> [WHAT THE TASK REQUIRES]
Every line holding the string "void" is to be copied from the entries below.

(TASK MATERIAL)

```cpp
template <int MODE, bool WITHR = false>
__global__ __launch_bounds__(512) void nsf_i8_big(I8Args g, int nprob) {
    extern __shared__ __attribute__((aligned(16))) uint4 ring[];
    double* red = reinterpret_cast<double*>(ring + kI8BigStages * kI8BigStage);
    constexpr int kUmin = (MODE == I8_A) ? kUminA : kUminG;
    constexpr int kGroups = 2 * (kDigits - 1) - kUmin + 1;
    const int d = g.d, tid = threadIdx.x, lane = tid & 63;
    const int tr_ = d >> 7, tc_ = d >> 6, tt = tr_ * tc_;
    const BigSlot slot = big_slot(blockIdx.x, nprob, tt);
    if (!slot.live) return;
    const int song = slot.song, tile = slot.item;
    const int TY = tile / tc_, TX = tile - TY * tc_;
    const int64_t po = (int64_t)song * g.pstride, ho = (int64_t)song * g.hstride;
    const MatHdr* hB = adv(g.hB, po);
    const MatHdr* hA = adv(g.hA, (int64_t)song * g.astride);
    NsState* const st_p = adv(g.st, po);
    const bool bad = hdr_bad(hA, hB, g.gen);
    const bool skipped = bad || (g.skip && *adv(g.skip, po) != 0);
    if constexpr (MODE == I8_G) {
        if (tile == 0 && tid == 0) {
            const NsState* st = st_p; const Ns32State* s = adv(g.s32, po);
            int* hw = adv(g.host_words, ho); double* hv = adv(g.host_vals, ho);
            hw[0] = bad ? 1 : 0; hw[1] = st->done; hw[2] = st->nonfinite; hw[3] = st->too_few[0]; hw[4] = st->too_few[1];
            hw[5] = s->ok; hw[6] = s->failed; hw[7] = s->final_iter; hw[8] = s->decided_at; hw[9] = s->strict; hw[10] = s->finished;
            hw[11] = skipped ? 1 : 0;
            hv[0] = st->c; hv[1] = st->tr1; hv[2] = st->tr2; hv[3] = st->mean_term;
#pragma unroll
            for (int q = 0; q < 16; ++q) hv[4 + q] = s->res[q];
            hw[14] = (g.scaled && st->mu[0] != 1.0) ? 1 : 0;
            hw[12] = g.gen;
        }
    }
    if (skipped) return;
    const int wave = __builtin_amdgcn_readfirstlane(tid >> 6);
    const int wr = wave >> 1, wc = wave & 1;
    const bool alt = (MODE == I8_G) && g.sel && (*adv(g.sel, po) & 1);
    const uint4* Ad = (MODE == I8_A) ? adv(g.Adig, (int64_t)song * g.astride) : adv(alt ? g.Adig_alt : g.Adig, po);
    const uint4* Bd = adv(alt ? g.Bdig_alt : g.Bdig, po);
#ifdef FAD_I8_ABL_G_NOLOOP
    const int nks = (MODE == I8_G) ? 0 : (d >> 5);
#else
    const int nks = d >> 5;
#endif

    const uint32_t voff = (uint32_t)lane * 16u;
    const uint32_t ring_lds = (uint32_t)(size_t)(__attribute__((address_space(3))) void*)ring;
    auto issue = [&](int ks) {
#pragma unroll
        for (int i = 0; i < 5; ++i) {
            const int q = wave + 8 * i;
            if (q < 36) {
                const bool bs = q >= 24;
                const int blk = bs ? (q - 24) / 6 : q / 6, p = bs ? (q - 24) % 6 : q % 6;
                const uint64_t sb = (uint64_t)((bs ? Bd : Ad) + dg_idx((bs ? 2 * TX : 4 * TY) + blk, ks, p, 0, d));
                const uint32_t lo = __builtin_amdgcn_readfirstlane((uint32_t)sb);
// ... 30 lines not shown
        for (int p = 0; p < kDigits; ++p) { acc[0][p] += a[p][0] ^ b[p][1]; acc[1][p] += a[p][2] ^ b[p][3]; }
#else
#pragma unroll
        for (int p = kDigits - 1; p >= 0; --p)
#pragma unroll
            for (int q = kDigits - 1; q >= 0; --q)
                if (p + q >= kUmin) acc[p + q - kUmin] = __builtin_amdgcn_mfma_i32_32x32x32_i8(a[p], b[q], acc[p + q - kUmin], 0, 0, 0);
#endif
    }
    __syncthreads();
    double gp[16];
#pragma unroll
    for (int q = 0; q < 16; ++q) gp[q] = 0.0;
#pragma unroll
    for (int u = 0; u < kGroups; ++u) {
        const double wgt = __builtin_ldexp(1.0, 7 * (u + kUmin) - 80);
#pragma unroll
        for (int q = 0; q < 16; ++q) gp[q] = __builtin_fma((double)acc[u][q], wgt, gp[q]);
    }
    float* fin = reinterpret_cast<float*>(ring) + wave * (32 * 33 + 32);
    const int kg = lane >> 5, n = lane & 31;
    const int by = 4 * TY + wr, bx = 2 * TX + wc, nb = d >> 5;
    const int row0 = 32 * by, col0 = 32 * bx;
    double* const stats = adv(g.stats, (MODE == I8_A) ? po : ho);
    double* scal = stats + (size_t)kTileStats * (by * nb + bx);
    double v3[3] = {0.0, 0.0, 0.0};
    if constexpr (MODE == I8_A) {
        const double inv = hdr_inv_s12(hA, hB);
        double* A64 = adv(g.A64, po) + (int64_t)(row0 + 4 * kg) * d + col0 + n;
#pragma unroll
        for (int reg = 0; reg < 16; ++reg) {
            const int q = (reg & 3) + 8 * (reg >> 2);
            A64[(int64_t)q * d] = gp[reg] * inv;
            fin[(q + 4 * kg) * 33 + n] = (float)gp[reg];
            v3[0] += gp[reg] * gp[reg];
            if (by == bx && q + 4 * kg == n) v3[1] += gp[reg];
        }
        __builtin_amdgcn_wave_barrier();
        const SplitMat Pm = adv(g.P, po);
#pragma unroll
        for (int pass = 0; pass < 4; ++pass) store_tile_planes(fin, Pm, by, bx, d, pass * 64 + lane);
    } else {
        const SplitMat Zm = adv(g.Z[alt ? 1 : 0], po);
        const SplitMat Ym = adv(g.Y[alt ? 1 : 0], po);
        const double inv_c = 1.0 / st_p->c;
        const double* A64 = adv(g.A64in, po) + (int64_t)(row0 + 4 * kg) * d + col0 + n;
        typedef _Float16 f16x4 __attribute__((ext_vector_type(4)));
// ... 20 lines not shown
            fin[(q + 4 * kg) * 33 + n] = fabsf((float)z);
        }
        __builtin_amdgcn_wave_barrier();
    }
    double m = 0.0;
    if constexpr (MODE == I8_A) {
        if (lane < 32) { for (int c = 0; c < 32; ++c) m += fabsf(fin[lane * 33 + c]); }
        else { for (int q = 0; q < 32; ++q) m += fabsf(fin[q * 33 + lane - 32]); }
    } else {
        if (lane < 32) { for (int q = 0; q < 32; ++q) m += fin[q * 33 + lane]; }
        else { for (int c = 0; c < 32; ++c) m += fin[(lane - 32) * 33 + c]; }
    }
    double mrow = (lane < 32) ? m : 0.0, mcol = (lane >= 32) ? m : 0.0;
#pragma unroll
    for (int off = 32; off > 0; off >>= 1) {
        mrow = fmax(mrow, __shfl_xor(mrow, off)); mcol = fmax(mcol, __shfl_xor(mcol, off));
#pragma unroll
        for (int q = 0; q < 3; ++q) v3[q] += __shfl_xor(v3[q], off);
    }
    if (lane == 0) {
        if constexpr (MODE == I8_A) {
            scal[0] = v3[0]; scal[1] = v3[1]; scal[2] = mrow; scal[3] = mcol;
        } else {
            scal[0] = v3[0]; scal[1] = v3[1]; scal[2] = v3[2]; scal[3] = 0.0;
            double* zmax = stats + (size_t)kTileStats * nb * nb + 2 * (size_t)(by * nb + bx);
            zmax[0] = mrow; zmax[1] = mcol;
        }
    }
    if constexpr (MODE == I8_G && WITHR) {
        if (g.Rv.a) {
            __builtin_amdgcn_wave_barrier();
#pragma unroll
            for (int reg = 0; reg < 16; ++reg) fin[((reg & 3) + 8 * (reg >> 2) + 4 * kg) * 33 + n] = (float)(gp[reg] * (double)kVerScale);
            __builtin_amdgcn_wave_barrier();
            const SplitMat Rm = adv(g.Rv, po);
#pragma unroll
            for (int pass = 0; pass < 4; ++pass) store_tile_planes(fin, Rm, by, bx, d, pass * 64 + lane);
        }
    }
    (void)red;
}

}
}
```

(End TASK MATERIAL)

> [ANSWER SPACE]
__global__ __launch_bounds__(512) void nsf_i8_big(I8Args g, int nprob) {
    const uint32_t ring_lds = (uint32_t)(size_t)(__attribute__((address_space(3))) void*)ring;
    (void)red;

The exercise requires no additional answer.